» Exercise goal: Look through the entries below. Report each line that has the word "LmTilePlan" in it.

--- Record excerpts ---

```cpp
inline void lm_tp_bounds(LmConst& K, int v, const float* wts, bool tailskip, bool pointskip, bool refine,
                         std::vector<double>& tbc) {
  int64_t lds = 2 * (int64_t)K.ext_h[v] * (K.ext_w[v] / LM_TB_BLK);
  bool any = false;
  for (int d : {3 * v + 2, 3 * v, 3 * v + 1}) {
    const LmDet& D = K.det[d];
    K.tb_off[d] = (int32_t)tbc.size();
    tbc.resize(tbc.size() + 2 * (size_t)D.kh);
    K.tb_skip[d] = lm_tb_prepare(wts + D.w_off, D.kh, D.kw, D.kwp, D.delta, tbc.data() + K.tb_off[d],
                                 tbc.data() + K.tb_off[d] + D.kh, &K.tb_bias[d]);
    const int64_t rows = (int64_t)D.oh + D.kh - 1, wcols = (int64_t)D.ow + D.kw - 1;
    const int64_t need = 2 * rows * (D.kind != 0 ? K.tt_tx[v] : K.fl_tx[v]);
    const bool inside = D.in_y >= 0 && D.in_x >= 0 && D.in_y + rows <= K.ext_h[v] && D.in_x + wcols <= K.ext_w[v];
    if (!(D.kind != 0 ? tailskip : pointskip) || !inside || lds + need > kTbRefLds) K.tb_skip[d] = 0;
    K.tb_rng[d] = K.tb_skip[d] ? (int32_t)lds : 0;
    if (K.tb_skip[d]) {
      lds += need;
      any = true;
    }
    K.tbr_on[d] = K.tb_skip[d] && refine ? 1 : 0;
    K.tbr_ng[d] = K.tbr_on[d] ? lm_tbr_groups(D.in_x, D.kw) : 0;
    tbc.resize((tbc.size() + 7) / 8 * 8);
    K.tbr_off[d] = (int32_t)tbc.size();
    if (K.tbr_on[d]) {
      tbc.resize(tbc.size() + (size_t)lm_tbr_const_size(D.kh, K.tbr_ng[d]));
      lm_tbr_prepare(wts + D.w_off, D.kh, D.kw, D.kwp, D.in_x, tbc.data() + K.tbr_off[d]);
    }
  }
  K.tb_lds[v] = any ? (int32_t)lds : 0;
}

inline LmTbwView lm_tbw_view(const LmConst& K, int v, bool tailskip, bool pointskip) {
  LmTbwView W{};
  W.v = v;
  int max_ty = 1;
  for (int k = 0; k < 3; ++k) {
    const LmDet& D = K.det[3 * v + k];
    W.ftx[k] = D.kind != 0 ? K.tt_tx[v] : K.fl_tx[v];
    W.ty[k] = D.kind != 0 ? K.tt_ty[v] : K.fl_ty[v];
    W.on[k] = D.kind != 0 ? tailskip : pointskip;
    if (W.on[k]) {
      W.sum_tx += W.ftx[k];
// ... 107 lines not shown
    K.tbw_pn[d] = L.pn[k];
    K.tbw_win[d] = L.win[k];
    K.tbw_wsz[d] = L.wsz[k];
    K.tbw_ent[d] = L.ent[k];
  }
}

inline LmTilePlan lm_tile_plan(LmConst& K, int nslots, const float* wts, const LmTileSwitches& sw) {
  LmTilePlan R;
  R.tailskip = sw.tailskip;
  R.pointskip = sw.pointskip;
  if (sw.f16) R.tailskip = R.pointskip = false;
  if (!sw.dark) R.pointskip = false;
  lm_tp_grids(K, nslots, &R.tailskip, &R.pointskip);
  for (int v = 0; v < 2; ++v) {
    lm_tp_bounds(K, v, wts, R.tailskip, R.pointskip, sw.refine, R.tbc);
    R.tb_lds = std::max(R.tb_lds, (size_t)K.tb_lds[v]);
  }
  for (int v = 0; v < 2; ++v) {
    lm_tp_bands(K, v, R.tailskip, R.pointskip);
    R.tbw_lds = std::max(R.tbw_lds, (size_t)K.tbw_lds[v]);
  }
  bool one_chunk = false;
  for (int d = 0; d < LM_NDET; ++d)
    one_chunk = one_chunk || (K.tbw_use[d] && K.tbr_on[d] && lm_tbr_chunks(K.tbr_ng[d]) == 1);
  R.row_loop = LM_TBW_ROW_LOOP && one_chunk;
  return R;
}

#endif
```

### locomouse_cpp_amd/runtime.py

```python
import ctypes as C
import os
import subprocess

import numpy as np

from .abi import (BB_FRAME_DTYPE, LM_ENC_GRAY8, LM_ENC_RGB24, LM_OK, lm_batch_result, lm_bb_result, lm_enc_mark,
                  lm_enc_overlay, lm_enc_result, lm_enc_stats, lm_geometry, lm_jpeg_info, lm_jpeg_interval_stats, lm_jpeg_stats,
                  lm_train_point, lm_train_stats, result_to_numpy)

PKG = os.path.dirname(os.path.abspath(__file__))
ROOT = os.path.dirname(PKG)
LIB_PATH = os.path.join(PKG, "liblocomouse_hip.so")
CSRC = os.path.join(PKG, "csrc")

EXPORTED = (
    "lm_abi_version", "lm_last_error", "lm_ctx_create", "lm_ctx_destroy", "lm_get_geometry", "lm_ctx_stream",
    "lm_detect_batch", "lm_detect_batch_device", "lm_ctx_set_debug", "lm_debug_scores", "lm_debug_tail_mask",
    "lm_debug_kernel_times", "lm_debug_kernel_spans", "lm_synth_frames_device",
    "lm_bb_create", "lm_bb_destroy", "lm_bb_push", "lm_bb_push_device", "lm_bb_finish", "lm_bb_debug_binary",
    "lm_bb_stream", "lm_host_alloc", "lm_host_free",
    "lm_detect_submit", "lm_detect_submit_device", "lm_detect_collect", "lm_ctx_lanes", "lm_ctx_pending",
    "lm_debug_corr_work", "lm_debug_batch_slots", "lm_debug_dark_tile_width",
    "lm_debug_dark_tile_height", "lm_debug_tail_work", "lm_debug_tail_tiles", "lm_debug_point_work",
    "lm_debug_point_tiles",
)

HIPCC_FLAGS = ["--offload-arch=gfx950", "-O3", "-std=c++17", "-fPIC", "-shared", "-ffp-contract=off", "-fno-slp-vectorize",
               "-fvisibility=hidden", "-Wall", "-Wno-unused-function", "-Wno-unused-variable"]


HOST_DIR = os.path.join(PKG, "host")
HOST_LIB_PATH = os.path.join(PKG, "liblocomouse_host.so")
CLI_PATH = os.path.join(PKG, "bin", "LocoMouse")


HIP_UNITS = ("lm_runtime.hip", "lm_corr.hip", "lm_bbox.hip", "lm_jpeg.hip", "lm_bkg.hip", "lm_jpeg_enc.hip",
             "lm_train.hip")

JPEG_EXPORTED = ("lm_jpeg_create", "lm_jpeg_destroy", "lm_jpeg_decode_device", "lm_jpeg_probe", "lm_jpeg_stream",
# ... 123 lines not shown
            fn.argtypes = [C.c_void_p]
            fn.restype = C.c_int32
        L.lm_ctx_set_debug.argtypes = [C.c_void_p, C.c_int32]
        L.lm_debug_scores.argtypes = [C.c_void_p, C.c_int32, C.c_int32, C.c_void_p, C.c_int32, C.c_int32]
        L.lm_debug_tail_mask.argtypes = [C.c_void_p, C.c_int32, C.c_void_p, C.c_int32, C.c_int32]
        L.lm_debug_kernel_times.argtypes = [C.c_void_p, C.POINTER(C.c_char_p), C.POINTER(C.c_double), C.c_int32]
        L.lm_debug_kernel_times.restype = C.c_int32
        L.lm_debug_kernel_spans.argtypes = [C.c_void_p, C.POINTER(C.c_char_p), C.POINTER(C.c_double),
                                            C.POINTER(C.c_double), C.c_int32]
        L.lm_debug_kernel_spans.restype = C.c_int32
        L.lm_debug_corr_work.argtypes = [C.c_void_p, C.POINTER(C.c_int32)]
        L.lm_debug_tail_work.argtypes = [C.c_void_p, C.POINTER(C.c_int32)]
        L.lm_debug_tail_tiles.argtypes = [C.c_void_p, C.c_int32, C.c_int32, C.c_void_p, C.c_int32, C.c_int32]
        L.lm_debug_point_work.argtypes = [C.c_void_p, C.POINTER(C.c_int32)]
        L.lm_debug_point_tiles.argtypes = [C.c_void_p, C.c_int32, C.c_int32, C.c_void_p, C.c_int32, C.c_int32]
        L.lm_debug_batch_slots.argtypes = [C.c_void_p]
        L.lm_debug_batch_slots.restype = C.c_int32
        L.lm_synth_frames_device.argtypes = [C.c_int32, C.c_void_p, C.c_int32, C.c_int32, C.c_int64, C.c_int32,
                                             C.c_int64]
        L.lm_bb_create.argtypes = [C.c_int32, C.c_void_p, C.c_void_p, C.c_int32, C.POINTER(C.c_void_p)]
        L.lm_bb_destroy.argtypes = [C.c_void_p]
        for fn in (L.lm_bb_push, L.lm_bb_push_device):
            fn.argtypes = [C.c_void_p, C.c_void_p, C.c_int64, C.c_int32, C.c_void_p]
        L.lm_bb_finish.argtypes = [C.c_void_p, C.POINTER(lm_bb_result)]
        L.lm_bb_debug_binary.argtypes = [C.c_void_p, C.c_int32, C.c_void_p, C.c_int32, C.c_int32]
        L.lm_host_alloc.argtypes = [C.c_size_t, C.POINTER(C.c_void_p)]
        L.lm_host_free.argtypes = [C.c_void_p]
        L.lm_bb_stream.argtypes = [C.c_void_p]
        L.lm_bb_stream.restype = C.c_void_p
        L.lm_jpeg_create.argtypes = [C.c_int32, C.c_int32, C.c_int32, C.c_int32, C.c_int32, C.POINTER(C.c_void_p)]
# ... 177 lines not shown
        t0 = (C.c_double * 64)()
        t1 = (C.c_double * 64)()
        n = lib().lm_debug_kernel_spans(self._h, names, t0, t1, 64)
        return [(names[i].decode(), t0[i], t1[i]) for i in range(min(n, 64))]

    def corr_work(self):
        out = (C.c_int32 * 4)()
        _check(lib().lm_debug_corr_work(self._h, out))
        return None if out[0] < 0 else {"tiles": (out[0], out[1]), "outputs": (out[2], out[3])}

    def tail_work(self):
        out = (C.c_int32 * 4)()
        _check(lib().lm_debug_tail_work(self._h, out))
        return None if out[0] < 0 else {"listed": (out[0], out[2]), "total": (out[1], out[3])}

    def tail_tiles(self, f, view):
        g = self.geometry()
        tw, th = self.dark_tile_shape()
        oh = (g.bb_side_mouse if view else g.bb_bottom_mouse).height
        out = np.zeros((-(-oh // th), -(-g.tail_box_width // tw)), dtype=np.uint8)
        _check(lib().lm_debug_tail_tiles(self._h, f, view, out.ctypes.data, out.shape[0], out.shape[1]))
        return out

    def point_work(self):
        out = (C.c_int32 * 8)()
        _check(lib().lm_debug_point_work(self._h, out))
        return None if out[0] < 0 else {"listed": tuple(out[0:8:2]), "bright": tuple(out[1:8:2])}

    def point_tiles(self, f, det):
        g = self.geometry()
# ... 365 lines not shown
```

Before: 939,200.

---

» Written answer:
inline LmTilePlan lm_tile_plan(LmConst& K, int nslots, const float* wts, const LmTileSwitches& sw) {
  LmTilePlan R;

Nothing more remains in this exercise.